A graph G=(V,E) consists of a set of "vertices" (or "nodes") V and a set of "edges" (or "arcs") E. In a "directed" graph, each edge is a pair of nodes (u,v), and the pair (u,v) is considered different from the pair (v,u) (we will typically not allow self-loops (edges of the form (u,u)). In an "undirected" graph, each edge is a set of two vertices {u,v} (so {u,v} and {v,u} are the same). A "weighted" graph is either directed or undirected, and each edge e in E is assigned a real number w(e) called its "weight" (or sometimes "cost").

Operations on graphs:

Add/Remove a vertex/edge.
Edge-query: Is there an edge between two vertices?
What is the neighbourhood of a vertex u.

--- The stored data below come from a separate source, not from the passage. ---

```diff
@@ -820,7 +835,7 @@
 int vba_lm_iterate(vba_ctx *c, int *accepted, int *stop) {
   if (!c->lm.active) return VBA_ERR_BAD_ARG;
   const int W = c->opt.win_size, nout = nout_of(W), V = c->nvox;
-  if (c->nvox_global < c->lm.thd_num) return VBA_ERR_TOO_FEW_VOXELS;
+  if (c->nvox_global < c->lm.thd_num) { c->lm_init.pending = false; return VBA_ERR_TOO_FEW_VOXELS; }
   char *base = reinterpret_cast<char *>(c->d_lm);
   const double *x_dev = reinterpret_cast<const double *>(base + offsetof(LmDev, x));
   const double *xt_dev = reinterpret_cast<const double *>(base + offsetof(LmDev, xt));
@@ -829,12 +844,13 @@
   const int copy_raw = c->collective() ? 1 : 0;
   int st = VBA_OK;
   static const bool no_fuse = diag_env("VBA_NO_FUSED_UPDATE") != nullptr;
+  if (copy_raw) { st = lm_init_flush(c); if (st) return st; }
   if (!(copy_raw && c->lm.have_hess)) {
     if (c->lm.pending_update) {
       st = hessian_pass(c, x_dev, run_hess, 0, V, c->d_lm, c->d_k4part, c->lm.k4_nb);
       c->lm.pending_update = false;
     } else {
-      st = hessian_pass(c, x_dev, run_hess, 0, V);
+      st = hessian_pass(c, x_dev, run_hess, 0, V, nullptr, nullptr, 0, LiJob{}, 0, true);
     }
   }
   if (st) return st;
@@ -887,20 +903,32 @@
 int vba_lm_end(vba_ctx *c, double *poses, double *hess, double *resis2) {
   if (!c->lm.active) return VBA_ERR_BAD_ARG;
   const int W = c->opt.win_size, n = 6 * W;
-  if (c->lm.pending_update) {
+  const bool want = poses || hess || resis2;
+  if (!want && !c->lm.pending_update) { c->lm_init.pending = false; c->lm.active = false; return VBA_OK; }
+  int st = lm_init_flush(c);
+  if (st) return st;
+  if (!want) {
     hipLaunchKernelGGL(k_lm_update, dim3(1), dim3(64), 0, c->stream, c->d_lm, c->d_k4part, c->lm.k4_nb, W);
     c->lm.pending_update = false;
-  }
-  if (!poses && !hess && !resis2) { c->lm.active = false; return VBA_OK; }
-  hipLaunchKernelGGL(k_words_to_host, dim3(4), dim3(256), 0, c->stream, (const int *)c->d_lm, (int *)c->h_lm, (int)(sizeof(LmDev) / 4));
+    c->lm.active = false;
+    return VBA_OK;
+  }
+  double *h_hess = nullptr;
   if (hess) {
-    int st = ensure_pin(c, 65536 + (size_t)n * n + 1024);
+    st = ensure_pin(c, 65536 + (size_t)n * n + 1024);
     if (st) return st;
-    const double *src = c->collective() ? c->d_raw : c->d_out;
-    st = tiles_to_full(c, src);
-    if (st) return st;
-    hipLaunchKernelGGL(k_words_to_host, dim3(16), dim3(256), 0, c->stream, (const int *)c->d_full, (int *)(c->h_pin + 32768), n * n * 2);
-  }
+    h_hess = c->h_pin + 32768;
+  }
+  const double *src = c->collective() ? c->d_raw : c->d_out;
+  const int upd = c->lm.pending_update ? 1 : 0;
+  switch (W) {
+#define VBA_FIN_CASE(WW) case WW: hipLaunchKernelGGL(k_lm_finish<WW>, dim3(hess ? 17 : 1), dim3(256), 0, c->stream, c->d_lm, c->d_k4part, upd ? c->lm.k4_nb : 0, upd, c->h_lm, src, h_hess); break;
+    VBA_FIN_CASE(2) VBA_FIN_CASE(3) VBA_FIN_CASE(4) VBA_FIN_CASE(5) VBA_FIN_CASE(6) VBA_FIN_CASE(7) VBA_FIN_CASE(8) VBA_FIN_CASE(9) VBA_FIN_CASE(10)
+    VBA_FIN_CASE(11) VBA_FIN_CASE(12) VBA_FIN_CASE(13) VBA_FIN_CASE(14) VBA_FIN_CASE(15) VBA_FIN_CASE(16)
+#undef VBA_FIN_CASE
+    default: return VBA_ERR_UNSUPPORTED_WINDOW;
+  }
+  c->lm.pending_update = false;
   HIPCHK(c, hipGetLastError());
   HIPCHK(c, hipStreamSynchronize(c->stream));
   const LmDev *h = c->h_lm;
@@ -983,6 +1011,8 @@
   std::vector<double> poses((size_t)W * 12);
   states_to_poses(states, W, poses.data());
   int st = vba_lm_begin(c, poses.data(), 0);
+  if (st) return st;
+  st = lm_init_flush(c);
   if (st) return st;
   LiDev h{};
   h.W = W; h.n = n; h.nb = nb; h.gravity = gravity ? 1 : 0; h.gauge = gravity ? 6 : DIM; h.F = F; h.imu_coef = c->opt.imu_coef;
```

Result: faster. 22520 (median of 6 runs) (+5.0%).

We use the following defs: N(u) = {v: {u,v} is an edge} in the undirected case, and N_in(u) = {v: (v,u) is an edge}, N_out(u) = {v: (u,v) is an edge} in the directed case.
degrees of vertices. Simply size of the above neihbourhoods.
Traversal: visit each vertex of a graph to perform some task.
Some more useful definitions: a simple path between vertices u and v is a sequence of distinct vertices v_0,v_1,..v_r such that v_0 = u, v_r = v, and for i=1,...,r, we have {v_{r-1},v_r} is an edge (undirected sense) or (v_{r-1},v_r) is an edge (directed sense). The length of the path is r (number of edges in it). The distance between to vertices is the length of the shortest path between them if such a path exists, and infinity otherise.